Making an Upset plot

To visualize the results, we need to visualize associations between genera, and the number of times these links were found in the database. The matrix layout under the barplot allows UpsetR to effectively visualize these links.

To run UpsetR, we first need to process the data we collected previously, so that it is in a format that UpsetR can work with. Specifically, we will make a column filled with zeroes for each genus. Each association is encoded as a row. Values in the row are set to 1 depending on the genera participating in that association. We will also remove the other columns, since those cannot be used directly by UpsetR, but need to be added via a metadata dataframe. When running the code below, make sure to change the input and output parameters so they match the location of the exported data.


library(UpSetR)
library(viridis)

input <- "C:/Users/username/Input"
output <- "C:/Users/username/Output"

data <- read.csv(file.path(input, "propionate_matches.csv"), row.names="X", stringsAsFactors=FALSE)

upset_data <- data
for (target in data$Sugar.degradation){
  upset_data[[target]] <- 0
}
for (target in data$Propionate.formation){
  upset_data[[target]] <- 0
}
upset_data$Sugar.degradation <- NULL
upset_data$Propionate.formation <- NULL
upset_data$Network <- NULL

for (i in 1:nrow(data)){
  row <- data[i,]
  sugar_degrader <- data$Sugar.degradation[i]
  upset_data[[sugar_degrader]][i] <- 1
  propionate_producer <- data$Propionate.formation[i]
  upset_data[[propionate_producer]][i] <- 1
}

Next, we will create the metadata dataframe, so we can represent the molecules linked to each of the genera according to literature. We will also define some colorblind-friendly colours.

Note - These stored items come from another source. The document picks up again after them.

+    const int nt = a.K / BK;
+    for (int t = 0; t < TNS - 1 && t < nt; ++t) stage(t);
+    const int fr = lane & 31, hi = lane >> 5;
+    for (int t = 0; t < nt; ++t) {
+        static_assert(TNS == 4, "the counted waits below are written for four stages");
+        const int younger = min(nt - 1 - t, TNS - 2);
+        if (younger >= 2) asm volatile("s_waitcnt vmcnt(12) lgkmcnt(0)\n\ts_barrier" ::: "memory");
+        else if (younger == 1) asm volatile("s_waitcnt vmcnt(6) lgkmcnt(0)\n\ts_barrier" ::: "memory");
+        else asm volatile("s_waitcnt vmcnt(0) lgkmcnt(0)\n\ts_barrier" ::: "memory");
+        if (t + TNS - 1 < nt) stage(t + TNS - 1);
+        const char* tA = smem + (t % TNS) * TSTAGE;
+        const char* tW = tA + TA_BYTES;
+#pragma unroll
+        for (int kk = 0; kk < 4; ++kk) {
+            bf16x8 wf[2];
+#pragma unroll
+            for (int i = 0; i < 2; ++i) wf[i] = lds_frag(tW, i * 32 + fr, kk * 2 + hi);
+            const bf16x8 af = lds_frag(tA, wave * 32 + fr, kk * 2 + hi);
+#pragma unroll
+            for (int i = 0; i < 2; ++i) acc[i][0] = mfma16<T16>(wf[i], af, acc[i][0]);
+        }
+    }
+    asm volatile("s_waitcnt lgkmcnt(0)\n\ts_barrier" ::: "memory");
+
+    if (epi_vec_ok(a, EPI)) {
+        epilogue_wave<EPI, 1, false, T16>(a, acc, m0 + wave * 32, n0, smem + wave * 4096, lane);
+        return;
+    }
+#pragma unroll
+    for (int i = 0; i < 2; ++i) {
+        const int m = m0 + wave * 32 + fr;
+#pragma unroll
+        for (int rq = 0; rq < 4; ++rq) {
+            const int n = n0 + i * 32 + 8 * rq + 4 * hi;
+            float v[4] = {acc[i][0][rq * 4 + 0], acc[i][0][rq * 4 + 1], acc[i][0][rq * 4 + 2], acc[i][0][rq * 4 + 3]};
+            if (n < a.N) epilogue4<T16, EPI>(a, m, n, v);
+        }
+    }
 }
 
 bool gemm_f16_ok(const GemmArgs& a, int epi) {
@@ -1059,9 +1142,38 @@
     return 0;
 }
 
+#ifdef S2V_DIAG
+int g_gemm_tail_narrow = -1;
+int g_gemm_tail_place = -1;
+extern "C" __attribute__((visibility("default"))) int s2v_set_gemm_tail(int narrow, int place) { g_gemm_tail_narrow = narrow; g_gemm_tail_place = place; return 0; }
+static int diag_knob(int v, const char* env, int dflt) {
+    if (v >= 0) return v;
+    const char* e = getenv(env);
+    return e ? atoi(e) : dflt;
+}
+#endif
+
+static bool tail_narrow_ok(const GemmArgs& a, int epi) {
+#ifdef S2V_DIAG
+    if (!diag_knob(g_gemm_tail_narrow, "S2V_GEMM_TAIL_NARROW", 1)) return false;
+#endif
+    if (a.m_begin <= 0 || a.conv || a.mx_out_q || !(epi == EPI_BIAS || epi == EPI_BIAS_GELU || epi == EPI_BIAS_GATE_RES)) return false;
+    const int64_t mp = a.m_begin + (int64_t)((a.M - a.m_begin + BM - 1) / BM) * BM, np = (int64_t)((a.N + TBN - 1) / TBN) * TBN;
+    return a.K % BK == 0 && a.lda % 8 == 0 && a.ldw % 8 == 0 && a.a_rows_padded >= mp && (a.N % TBN == 0 || a.w_rows_padded >= np);
+}
+
 template <int EPI, typename T16 = bf16_t>
 static int launch_128_t(const GemmArgs& a, hipStream_t st) {
     const int tiles_m = (a.M - a.m_begin + BM - 1) / BM, tiles_n = (a.N + BN - 1) / BN;
+    if constexpr (EPI == EPI_BIAS || EPI == EPI_BIAS_GELU || EPI == EPI_BIAS_GATE_RES) {
+        if (tail_narrow_ok(a, EPI)) {
+            const int tn = (a.N + TBN - 1) / TBN;
+            S2V_TRY(ensure_lds_attr((const void*)gemm_bf16_tail<EPI, T16>, TNS * TSTAGE));
+            hipLaunchKernelGGL((gemm_bf16_tail<EPI, T16>), dim3(tiles_m * tn), dim3(256), TNS * TSTAGE, st, a, tn);
+            S2V_CHECK_HIP(hipGetLastError());
+            return 0;
+        }
+    }
     hipLaunchKernelGGL((gemm_bf16_128<EPI, T16>), dim3(tiles_m * tiles_n), dim3(256), 4 * TILE_BYTES, st, a, tiles_m, tiles_n);
     S2V_CHECK_HIP(hipGetLastError());
     return 0;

metadata <- data.frame(Sets=c("Lactobacillus",
                              "Bacteroides",
                              "Escherichia",
                              "Blautia",
                              "Anaerostipes",
                              "Roseburia",
                              "Clostridium",
                              "Listeria"))
metadata$Substrate <- c('lacp',
                        'fuc',
                        'fucother',
                        'fucp',
                        'fuc',
                        'fucp',
                        'other',
                        'fucp')
# need to manually define sets
colours <- viridis(5)

The last part is then to create the Upset plot and save it to a PDF file.


pdf(file=file.path(output, "Figure2b_propionate_matches.pdf"), width=6, height=5, onefile=FALSE) 
upset(upset_data, nsets=20, 
      set.metadata = list(data=metadata, 
      plots=list(list(type="matrix_rows", column="Substrate", alpha=0.5,
      colors=c(fuc = colours[[1]], 
      fucp = colours[[2]],
      lacp = colours[[3]],
      other = colours[[4]],
      fucother = colours[[5]])))))
dev.off()

The results should look similar to the image below, although these values are only shown for 5 Animal data sets. Here, Roseburia had the most associations that could potentially be linked to propionate production. We later manually added a legend that visualized the propionate pathway.

An Upset plot showing counts of propionate associations for five gut microbiome studies.
Figure 1: Counts of propionate associations for five gut microbiome studies.